=== EXERCISE ===
Among the entries that follow, the required portion opens with the line containing "if (OptTraits<OPT>::kState >= 1) mn = ld_stream(mom + i);" and closes with the line containing "float4 m = make_float4(0.f, 0.f, 0.f, 0.f), v". Give that portion again exactly, and nothing else.
· · ·
template <int MODE>
__global__ void k_pick(ShardHeader *h, int n_slots, int aggregate)
{
    __shared__ unsigned int s_new[PSX_MAX_SLOTS];
    const int s = threadIdx.x;
    unsigned int seq = 0;
    bool fresh = false;
    if (s < n_slots) {
        seq = ld_sys(&h->slot_seq[s]);
        fresh = seq != h->slot_seen[s];
    }
    if (s < PSX_MAX_SLOTS) s_new[s] = fresh ? seq : 0u;
    __syncthreads();
    if (threadIdx.x != 0) return;
    unsigned int n_new = 0, n_pick = 0;
    if (MODE == PSX_MODE_ASYNC_ORDERED) {
        for (int k = 0; k < n_slots; ++k) {
            if (s_new[k] == 0u) continue;
            h->slot_seen[k] = s_new[k];
            h->pick[n_pick] = (unsigned int)k;
            h->pick_seq[n_pick] = s_new[k];
            ++n_pick;
            ++n_new;
        }
    } else {
        const unsigned int step = (unsigned int)h->step;
        for (int k = 0; k < n_slots; ++k) {
            if (s_new[k] != 0u) {
                h->slot_seen[k] = s_new[k];
                h->pending[k] = 1u;
                h->arrival_rank[k] = ++h->arrival_ctr;
                ++n_new;
            }
            if (h->pending[k] && (int)(ld_sys(&h->slot_stamp[k]) - step) < 0) {
                h->pending[k] = 0u;
                ++h->dropped;
            }
        }
        unsigned int n_pending = 0;
        for (int k = 0; k < n_slots; ++k) n_pending += h->pending[k];
        if (n_pending >= (unsigned int)aggregate) {
            for (int r = 0; r < aggregate; ++r) {
                int best = -1;
                for (int k = 0; k < n_slots; ++k)
                    if (h->pending[k] && (best < 0 || (int)(h->arrival_rank[k] - h->arrival_rank[best]) < 0))
                        best = k;
                h->pending[best] = 0u;
                h->pick[n_pick] = (unsigned int)best;
                h->pick_seq[n_pick] = h->slot_seen[best];
                ++n_pick;
            }
        }
    }
    h->pick_n = n_pick;
    if (n_new) atomicSub(&h->arrivals, n_new);
}

template <int OPT, int MODE>
__device__ __forceinline__ void finish_served(ShardHeader *h, int count, float b1, float b2)
{
    const bool last = last_cta<false>(&h->ticket);
    if (!last || threadIdx.x != 0) return;
    h->ticket = 0;
    if (count == 0) return;
    const int applies = (MODE == PSX_MODE_ASYNC_ORDERED) ? count : 1;
    if (OptTraits<OPT>::kPowers) {
        float p1 = h->b1p, p2 = h->b2p;
        for (int k = 0; k < applies; ++k) {
            p1 = __fmul_rn(p1, b1);
            p2 = __fmul_rn(p2, b2);
        }
        h->b1p = p1;
        h->b2p = p2;
    }
    const long long step0 = h->step;
    h->step = step0 + applies;
    h->served += (unsigned int)count;
    const unsigned int seq = h->apply_seq + 1;
    if (MODE == PSX_MODE_ASYNC_ORDERED) {
        for (int k = 0; k < count; ++k) {
            ClientBlock *cb = (ClientBlock *)h->client_block[h->pick[k]];
            if (cb) cb->step = step0 + k + 1;
        }
    } else {
        for (int c = 0; c < PSX_MAX_SLOTS; ++c) {
            ClientBlock *cb = (ClientBlock *)h->client_block[c];
            if (cb) cb->step = step0 + 1;
        }
    }
    __threadfence_system();
    publish_store(&h->apply_seq, seq);
    if (MODE == PSX_MODE_ASYNC_ORDERED) {
        for (int k = 0; k < count; ++k) {
            ClientBlock *cb = (ClientBlock *)h->client_block[h->pick[k]];
            if (cb) publish_store(&cb->applied, h->pick_seq[k]);
        }
    } else {
        for (int c = 0; c < PSX_MAX_SLOTS; ++c) {
            ClientBlock *cb = (ClientBlock *)h->client_block[c];
            if (cb) publish_add(&cb->tokens, 1u);
        }
    }
}

constexpr int kApplyThreads = 256;
constexpr int kSlotChunk = 4;
#ifndef PSX_APPLY_MIN_CTAS
#define PSX_APPLY_MIN_CTAS 3
#endif
#ifndef PSX_PREFETCH_STATE
#define PSX_PREFETCH_STATE 0
#endif

template <typename WIRE> struct SlotSrc {
    static constexpr bool kPrefetch = false;
    const WIRE *base;
    size_t stride;
    int first;
    __device__ __forceinline__ float4 load(int s, size_t i) const
    {
        return Vec4<WIRE>::load(base + (size_t)(first + s) * stride + 4 * i);
    }
};
template <typename WIRE> struct PeerSrc {
    static constexpr bool kPrefetch = true;
    using wire_t = WIRE;
    PeerSet peers;
    int first;
    __device__ __forceinline__ float4 load(int s, size_t i) const
    {
        return Vec4<WIRE>::load((const WIRE *)peers.grad[first + s] + 4 * i);
    }
};
__device__ __forceinline__ float4 mc_ld_reduce(const float *mc)
{
    float4 v;
    asm volatile("multimem.ld_reduce.relaxed.sys.global.add.v4.f32 {%0,%1,%2,%3}, [%4];"
                 : "=f"(v.x), "=f"(v.y), "=f"(v.z), "=f"(v.w)
                 : "l"(mc)
                 : "memory");
    return v;
}
__device__ __forceinline__ void mc_st(float *mc, const float4 &v)
{
    asm volatile("multimem.st.relaxed.sys.global.v4.f32 [%0], {%1,%2,%3,%4};" ::"l"(mc), "f"(v.x),
                 "f"(v.y), "f"(v.z), "f"(v.w)
                 : "memory");
}
template <typename WIRE> struct PickSrc {
    static constexpr bool kPrefetch = false;
    static constexpr bool kDynamic = true;
    const WIRE *base;
    size_t stride;
    const unsigned int *pick;
    __device__ __forceinline__ float4 load(int s, size_t i) const
    {
        return Vec4<WIRE>::load(base + (size_t)pick[s] * stride + 4 * i);
    }
};
template <typename SRC> struct IsDynamic { static constexpr bool value = false; };
template <typename W> struct IsDynamic<PickSrc<W>> { static constexpr bool value = true; };
template <typename SRC> struct WireOf { using type = float; };
template <typename W> struct WireOf<PeerSrc<W>> { using type = W; };
template <typename SRC> struct IsMulticast { static constexpr bool value = false; };

template <int OPT, int MODE, bool SCATTER, typename SRC>
__global__ void __launch_bounds__(kApplyThreads, PSX_APPLY_MIN_CTAS)
k_apply(ShardHeader *__restrict__ h, float4 *__restrict__ var, float4 *__restrict__ mom,
        float4 *__restrict__ vel, SRC src, int count, size_t n4, PeerSet peers, int finish,
        unsigned int consume, int divisor)
{
    __shared__ unsigned int s_pick[PSX_MAX_SLOTS];
    if constexpr (IsDynamic<SRC>::value) {
        count = (int)h->pick_n;
        divisor = count;
        if (count == 0) n4 = 0;
        if (threadIdx.x < PSX_MAX_SLOTS) s_pick[threadIdx.x] = h->pick[threadIdx.x];
        src.pick = s_pick;
        __syncthreads();
    }
    if (consume != 0 && blockIdx.x == 0 && threadIdx.x == 0) atomicSub(&h->arrivals, consume);
    __shared__ float s_alpha[PSX_MAX_SLOTS];
    const float lr = h->lr, b1 = h->b1, b2 = h->b2, eps = h->eps;
    const float omb1 = __fsub_rn(1.0f, b1);
    const float omb2 = __fsub_rn(1.0f, b2);
    if (OptTraits<OPT>::kPowers) {
        if (threadIdx.x == 0) {
            float p1 = h->b1p, p2 = h->b2p;
            const int na = (MODE == PSX_MODE_ASYNC_ORDERED) ? count : 1;
            for (int k = 0; k < na; ++k) {
                s_alpha[k] = adam_alpha(lr, p1, p2);
                p1 = __fmul_rn(p1, b1);
                p2 = __fmul_rn(p2, b2);
            }
        }
        __syncthreads();
    }
    const float fcount = (float)divisor;

    const size_t stride = (size_t)gridDim.x * blockDim.x;
    size_t i = (size_t)blockIdx.x * blockDim.x + threadIdx.x;
    constexpr bool PF = SRC::kPrefetch;
    float4 gn[kSlotChunk];
    if (PF && i < n4) {
#pragma unroll
        for (int k = 0; k < kSlotChunk; ++k)
            if (k < count) gn[k] = src.load(k, i);
    }
#if PSX_PREFETCH_STATE
    float4 xn = make_float4(0.f, 0.f, 0.f, 0.f), mn = xn, vn = xn;
    if (i < n4) {
        xn = ld_stream(var + i);
        if (OptTraits<OPT>::kState >= 1) mn = ld_stream(mom + i);
        if (OptTraits<OPT>::kState >= 2) vn = ld_stream(vel + i);
    }
#endif
    for (; i < n4; i += stride) {
#if PSX_PREFETCH_STATE
        float4 x = xn, m = mn, v = vn;
        if (i + stride < n4) {
            xn = ld_stream(var + i + stride);
            if (OptTraits<OPT>::kState >= 1) mn = ld_stream(mom + i + stride);
            if (OptTraits<OPT>::kState >= 2) vn = ld_stream(vel + i + stride);
        }
#else
        float4 x = ld_stream(var + i);
        float4 m = make_float4(0.f, 0.f, 0.f, 0.f), v = m;
        if (OptTraits<OPT>::kState >= 1) m = ld_stream(mom + i);
        if (OptTraits<OPT>::kState >= 2) v = ld_stream(vel + i);
#endif
        float4 g[kSlotChunk];
        if (PF) {
#pragma unroll
            for (int k = 0; k < kSlotChunk; ++k) g[k] = gn[k];
            const size_t inext = i + stride;
            if (inext < n4) {
#pragma unroll
                for (int k = 0; k < kSlotChunk; ++k)
                    if (k < count) gn[k] = src.load(k, inext);
            }
        } else {
#pragma unroll
            for (int k = 0; k < kSlotChunk; ++k)
                if (k < count) g[k] = src.load(k, i);
        }
        float4 acc;
        for (int s0 = 0; s0 < count; s0 += kSlotChunk) {
            if (s0 > 0) {
#pragma unroll
                for (int k = 0; k < kSlotChunk; ++k)
                    if (s0 + k < count) g[k] = src.load(s0 + k, i);
            }
            if (MODE == PSX_MODE_ASYNC_ORDERED) {
#pragma unroll
                for (int k = 0; k < kSlotChunk; ++k)
                    if (s0 + k < count)
                        apply4<OPT>(x, m, v, g[k], lr, OptTraits<OPT>::kPowers ? s_alpha[s0 + k] : 0.f,
                                    b1, b2, omb1, omb2, eps);
            } else {
#pragma unroll
                for (int k = 0; k < kSlotChunk; ++k)
                    if (s0 + k < count) acc = (s0 + k == 0) ? g[k] : add4(acc, g[k]);
            }
        }
        if (MODE != PSX_MODE_ASYNC_ORDERED) {
            if (MODE == PSX_MODE_SYNC_MEAN) acc = div4(acc, fcount);
            apply4<OPT>(x, m, v, acc, lr, OptTraits<OPT>::kPowers ? s_alpha[0] : 0.f, b1, b2, omb1,
                        omb2, eps);
        }
        st_stream(var + i, x);
        if (OptTraits<OPT>::kState >= 1) st_stream(mom + i, m);
        if (OptTraits<OPT>::kState >= 2) st_stream(vel + i, v);
        if (SCATTER) {
            using W = typename WireOf<SRC>::type;
            for (int s = 0; s < peers.n_param; ++s)
                Vec4<W>::store((W *)peers.param[s] + 4 * i, x);
        }
    }

    if (IsDynamic<SRC>::value)
        finish_served<OPT, MODE>(h, count, b1, b2);
    else
        finish_apply<OPT, IsMulticast<SRC>::value>(h, peers, (MODE == PSX_MODE_ASYNC_ORDERED) ? count : 1,
                                                    finish, b1, b2);
}

constexpr int kMcThreads = 256;
#ifndef PSX_MC_UNROLL
#define PSX_MC_UNROLL 2
#endif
· · ·
=== EXERCISE ANSWER ===
        if (OptTraits<OPT>::kState >= 1) mn = ld_stream(mom + i);
        if (OptTraits<OPT>::kState >= 2) vn = ld_stream(vel + i);
    }
#endif
    for (; i < n4; i += stride) {
#if PSX_PREFETCH_STATE
        float4 x = xn, m = mn, v = vn;
        if (i + stride < n4) {
            xn = ld_stream(var + i + stride);
            if (OptTraits<OPT>::kState >= 1) mn = ld_stream(mom + i + stride);
            if (OptTraits<OPT>::kState >= 2) vn = ld_stream(vel + i + stride);
        }
#else
        float4 x = ld_stream(var + i);
        float4 m = make_float4(0.f, 0.f, 0.f, 0.f), v = m;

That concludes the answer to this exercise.